TABLE 3.

Animal models for the study of LV regression.

Model	References	Utility and findings
Cornea (mouse)	Zhang et al., 2011; Shi et al., 2020	In tandem, these studies demonstrated the utility of the murine cornea for observing de novo lymphangiogenesis and LV regression. Due to the ordinarily avascular nature of the cornea, Prox-1 GFP transgenic mice can be utilized for live-imaging of LV progression and regression. The latter reference utilized this technology to demonstrate potentially therapeutic properties of aqueous humor in inducing LV regression.

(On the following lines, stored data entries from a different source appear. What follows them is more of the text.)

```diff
@@ -388,14 +443,14 @@
   set_attrs<T>();
   const int nrows = (max_nblk + 1 - (p + 1)) * NB;
   if (nrows <= 0) return;
-  hipLaunchKernelGGL((trsm_kernel<T, false>), dim3(nrows / 64, 1, ntasks), dim3(256), trsm_lds_bytes<T>(), st,
+  hipLaunchKernelGGL((trsm_kernel<T, false>), dim3(nrows / TRSM_ROWS, 1, ntasks), dim3(TRSM_THREADS), trsm_lds_bytes<T>(), st,
                      tasks, p, yield_tab, tl);
 }
 template <typename T>
 void trtri_diag_t(const TaskDesc* tasks, int ntasks, int p_lo, int p_hi, hipStream_t st) {
   set_attrs<T>();
   if (p_hi <= p_lo) return;
-  hipLaunchKernelGGL((trsm_kernel<T, true>), dim3(2, p_hi - p_lo, ntasks), dim3(256), trsm_lds_bytes<T>(), st,
+  hipLaunchKernelGGL((trsm_kernel<T, true>), dim3(NB / TRSM_ROWS, p_hi - p_lo, ntasks), dim3(TRSM_THREADS), trsm_lds_bytes<T>(), st,
                      tasks, p_lo, (int*)nullptr, (unsigned long long*)nullptr);
 }
 
```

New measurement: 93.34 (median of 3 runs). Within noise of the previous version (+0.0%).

Tail (mouse)	Bramos et al., 2016; Weiler et al., 2019; Zhou et al., 2020; Hassanein et al., 2021	The mouse tail lymphedema model involves 2-mm deep surgical circumferential excision of the portion of the tail 2 cm distal to the tail base, which disconnects the superficial and deep lymphatics of the tail, thereby locally mimicking lymphedema pathology. Visualization of lymphatic flow involves injection of a fluorescently labeled tracker, such as fluorescein isothiocyanate-dextran, into the mouse tail.

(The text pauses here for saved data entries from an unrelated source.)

template <int BS, bool VBS, int SRM = kIntraMaxSr>
__global__ void __launch_bounds__(256)
intra_tq_kernel(const uint8_t* __restrict__ cur, int H, int W, int by0, int nrows, int sr, int qp_rd,
                const int32_t* __restrict__ qp_row, const int32_t* __restrict__ qp_map, double lam,
                uint8_t* __restrict__ out_split,
                int16_t* __restrict__ out_mv, int16_t* __restrict__ out_qtc,
                int32_t* __restrict__ out_tokens, int32_t* __restrict__ out_mae,
                uint8_t* __restrict__ idres) {
    constexpr int G = BS, BPW = 256 / G, SB = BS / 2;
    constexpr int LDS_D = VBS ? 288 : BS * (BS + 1);
    __shared__ double ldsd[BPW * LDS_D];
    __shared__ uint8_t ldsf[VBS ? BPW * BS * BS : 1];
    __shared__ uint8_t ldsl[BPW * BS * SRM];
    const int tid = threadIdx.x, g = tid / G, l = tid % G;
    const int nbx = W / BS, nb = nbx * nrows;
    const int b = blockIdx.x * BPW + g;
    if (b >= nb) return;
    double* dl = ldsd + g * LDS_D;
    uint8_t* fl = ldsf + g * BS * BS;
    uint8_t* left = ldsl + g * BS * SRM;
    const int bx = b % nbx, by = by0 + b / nbx, x = bx * BS, y = by * BS;
    const int qpr = qp_map ? qp_map[(size_t)by * nbx + bx] : (qp_row ? qp_row[by] : qp_rd);

    uint8_t* lrow = left + l * SRM;
    if (BS == 16 && sr == 16 && x != 0) {
        *reinterpret_cast<uint4*>(lrow) = *reinterpret_cast<const uint4*>(cur + (size_t)(y + l) * W + x - 16);
    } else {
        for (int k = 0; k < sr; ++k) {
            const int col = x - sr + k;
            lrow[k] = col >= 0 ? cur[(size_t)(y + l) * W + col] : 0;
        }
    }
    int crow[BS];
    load_cur_row<BS>(cur, W, x, y + l, crow);
    wave_sync();

    int mv, sad;
    if (x == 0) {
        int s = 0;
#pragma unroll
        for (int c = 0; c < BS; ++c) s += abs(crow[c] - 128);
        sad = group_sum<G>(s);
        mv = -1;
    } else if (BS == 16 && sr == 16) {
        const uint8_t* rp = cur + (size_t)(y + l) * W + x;
        const uint4 lv = *reinterpret_cast<const uint4*>(rp - 16), cv = *reinterpret_cast<const uint4*>(rp);
        const uint32_t Z[9] = {lv.x, lv.y, lv.z, lv.w, 0x80808080u, 0x80808080u, 0x80808080u, 0x80808080u,
                               0x80808080u};
        const uint32_t C[4] = {cv.x, cv.y, cv.z, cv.w};
        uint32_t bestk = 0xFFFFFFFFu;
#pragma unroll
        for (int dx = -16; dx <= 0; ++dx) {
            const int off = 16 + dx, d = off >> 2, sh = off & 3;
            uint32_t srow = 0;
#pragma unroll
            for (int k = 0; k < 4; ++k)
                srow = __builtin_amdgcn_sad_u8(C[k], __builtin_amdgcn_alignbyte(Z[d + k + 1], Z[d + k], sh), srow);
            const int sfull = group_sum<G>((int)srow);
            const uint32_t key = ((uint32_t)sfull << 8) | (uint32_t)(-dx);
            bestk = key < bestk ? key : bestk;
        }
        sad = (int)(bestk >> 8);
        mv = -(int)(bestk & 0xFF);
    } else {
        uint32_t bestk = 0xFFFFFFFFu;
        for (int dxi = 0; dxi <= 2 * sr; ++dxi) {
            const int dx = dxi - sr;
            if (!(x + dx >= 0 && x + dx + BS <= W)) continue;
            int s = 0;
#pragma unroll
            for (int c = 0; c < BS; ++c) s += abs(crow[c] - canvas_at(lrow, sr, x + dx + c, x));
            s = group_sum<G>(s);
            const uint32_t k = intra_key(s, dx, 2 * sr - dxi);
            bestk = k < bestk ? k : bestk;
        }
        sad = (int)(bestk >> 15);
        mv = 2 * sr - (int)(bestk & 0xFF) - sr;
    }
    int res[BS];
#pragma unroll
    for (int c = 0; c < BS; ++c) res[c] = crow[c] - (x == 0 ? 128 : canvas_at(lrow, sr, x + mv + c, x));
    double tcd[BS];
    xform2d_rows<BS, false>(dl, l, res, tcd);
    int tc[BS], q[BS];
#pragma unroll
    for (int c = 0; c < BS; ++c) tc[c] = (int)__builtin_rint(tcd[c]);
    quant_row_i<BS>(tc, l, qp_rd, q);

    bool split = false;
    int mae_num = sad;
    const int j = l >> 2, r0 = l & 3;
    int smv = 0, stc[2][8], qs[2][8];
    if constexpr (VBS) {
        if (x != 0 && y != 0) {
            const int xs = x + (j & 1) * SB, oy = (j >> 1) * SB;
            int scur[2][8];
#pragma unroll
            for (int h = 0; h < 2; ++h) load_cur_row<8>(cur, W, xs, y + oy + r0 + 4 * h, scur[h]);
            int ssad;
            if (sr == 16) {
                uint32_t Zs[2][9], Cs[2][2];
#pragma unroll
                for (int h = 0; h < 2; ++h) {
                    const uint8_t* rp = cur + (size_t)(y + oy + r0 + 4 * h) * W + x;
                    const uint4 lv = *reinterpret_cast<const uint4*>(rp - 16);
                    const uint2 cv = *reinterpret_cast<const uint2*>(rp + (j & 1) * 8);
                    Zs[h][0] = lv.x; Zs[h][1] = lv.y; Zs[h][2] = lv.z; Zs[h][3] = lv.w;
                    Zs[h][4] = Zs[h][5] = Zs[h][6] = Zs[h][7] = Zs[h][8] = 0x80808080u;
                    Cs[h][0] = cv.x; Cs[h][1] = cv.y;
                }
                const int base = 16 + (j & 1) * 8;
                uint32_t bestk = 0xFFFFFFFFu;
#pragma unroll
                for (int dx = -16; dx <= 0; ++dx) {
                    const int off = base + dx;
                    const int d = off >> 2, sh = off & 3;
                    uint32_t srow = 0;
#pragma unroll
                    for (int h = 0; h < 2; ++h) {
                        uint32_t w0 = Zs[h][0], w1 = Zs[h][1], w2 = Zs[h][2];
// ... 31 lines not shown
                ssad = (int)(bestk >> 15);
                smv = 2 * sr - (int)(bestk & 0xFF) - sr;
            }
            int sres[2][8];
#pragma unroll
            for (int h = 0; h < 2; ++h) {
                const uint8_t* lr = left + (oy + r0 + 4 * h) * SRM;
#pragma unroll
                for (int c = 0; c < 8; ++c) sres[h][c] = scur[h][c] - canvas_at(lr, sr, xs + smv + c, x);
            }
            double std_[2][8];
            xform2d_sub<false>(dl, l, sres, std_);
            const int qpm1_rd = qp_rd > 0 ? qp_rd - 1 : qp_rd;
#pragma unroll
            for (int h = 0; h < 2; ++h) {
#pragma unroll
                for (int c = 0; c < 8; ++c) stc[h][c] = (int)__builtin_rint(std_[h][c]);
                quant_row<8>(stc[h], r0 + 4 * h, qpm1_rd, qs[h]);
            }
            const int tok_b = block_tokens<BS>(fl, l, q);
            const int tok_v = sub_tokens(fl, l, qs);
            int ssum = (r0 == 0) ? ssad : 0;
            ssum = group_sum<16>(ssum);
            const double mae_b = (double)sad / 256.0;
            const double mae_v = (double)ssum / 256.0;
            const double c_v = rd_cost(lam, 32 + 8 * tok_v, mae_v);
            const double c_b = rd_cost(lam, 8 + 8 * tok_b, mae_b);
            split = !(c_b < c_v);
            mae_num = ssum;
        }
    }

    int tok;
    uint8_t* rb = idres + (size_t)b * BS * BS;
    if (!split) {
        if (qpr != qp_rd) quant_row_i<BS>(tc, l, qpr, q);
        tok = block_tokens<BS>(fl, l, q);
        store_row_i16<BS>(out_qtc + (size_t)b * BS * BS + l * BS, q);
        int dq[BS];
        dequant_row_int<BS>(q, l, qpr, dq);
        double rd[BS];
        xform2d_rows<BS, true>(dl, l, dq, rd);
        int rr[BS];
#pragma unroll
        for (int c = 0; c < BS; ++c) rr[c] = (int)__builtin_rint(rd[c]);
        store_row_u8<BS>(rb, BS, 0, l, rr);
        for (int k = l; k < 4; k += G) out_mv[(size_t)b * 4 + k] = (int16_t)(k == 0 ? mv : 0);
    } else {
        if constexpr (VBS) {
            const int qpm1 = qpr > 0 ? qpr - 1 : qpr;
            const int qpm1_rd = qp_rd > 0 ? qp_rd - 1 : qp_rd;
            if (qpm1 != qpm1_rd)
#pragma unroll
                for (int h = 0; h < 2; ++h) quant_row<8>(stc[h], r0 + 4 * h, qpm1, qs[h]);
            tok = sub_tokens(fl, l, qs);
            int sdq[2][8];
#pragma unroll
            for (int h = 0; h < 2; ++h) {
                store_row_i16<8>(out_qtc + (size_t)b * BS * BS + j * 64 + (r0 + 4 * h) * 8, qs[h]);
                dequant_row<8>(qs[h], r0 + 4 * h, qpm1, sdq[h]);
            }
            double srd[2][8];
            xform2d_sub<true>(dl, l, sdq, srd);
#pragma unroll
            for (int h = 0; h < 2; ++h) {
                int rr[SB];
#pragma unroll
                for (int c = 0; c < SB; ++c) rr[c] = (int)__builtin_rint(srd[h][c]);
                store_row_u8<SB>(rb, BS, (j & 1) * SB, (j >> 1) * SB + r0 + 4 * h, rr);
            }
            if (r0 == 0) out_mv[(size_t)b * 4 + j] = (int16_t)smv;
        } else {
            tok = 0;
        }
    }
    if (l == 0) {
        out_split[b] = (uint8_t)split;
        out_tokens[b] = tok;
        out_mae[b] = mae_num;
    }
}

Bone (mouse)	Monroy et al., 2020	This work utilized several transgenic mouse models to visualize de novo lymphangiogenesis and LV regression in the context of generalized lymphatic anomaly, a pathology that may be caused by activating mutations of PIK3CA. Prox1-CreERT2;LSL-Pik3caH1047R transgenic mice offer a tamoxifen-inducible system for expression of PIK3CA in LECs. Osx-tTA-TetO-Cre;TetO-Vegfc;mT/mG transgenic mice offer a murine model of Gorham-Stout disease. This model utilizes the bone-specific Osterix promoter to drive a Tet-On system for VEGF-C overexpression in osteoblasts, osteocytes, and chondrocytes. Furthermore, the mT/mG reporter system causes all Cre-positive cells to express GFP. This work highlights the utility of designing transgenic mice to study LV progression and regression in a wide variety of disease contexts.
Lung (mouse)	Yao et al., 2014	CCSP-rtTA; tetO-VEGF-C transgenic mice can be used to study de novo lymphangiogenesis in the context of pulmonary lymphangiectasia. This construct allows for doxycycline-induced expression of VEGF-C in Clara cells and alveolar type II cells. These mice were crossed with Prox1-GFP mice to allow for live imaging of LVs, and the triple transgenic mouse allows for an analysis of the effects of VEGF-C to VEGFR-3 signaling in a pulmonary context. Utilization of this model revealed a critical period when VEGF-C expression and resultant lymphangiogenesis produce a pulmonary lymphangiectasia pathology. This model also enables the study of therapeutic modulation of LV regression to treat and prevent pulmonary lymphangiectasia.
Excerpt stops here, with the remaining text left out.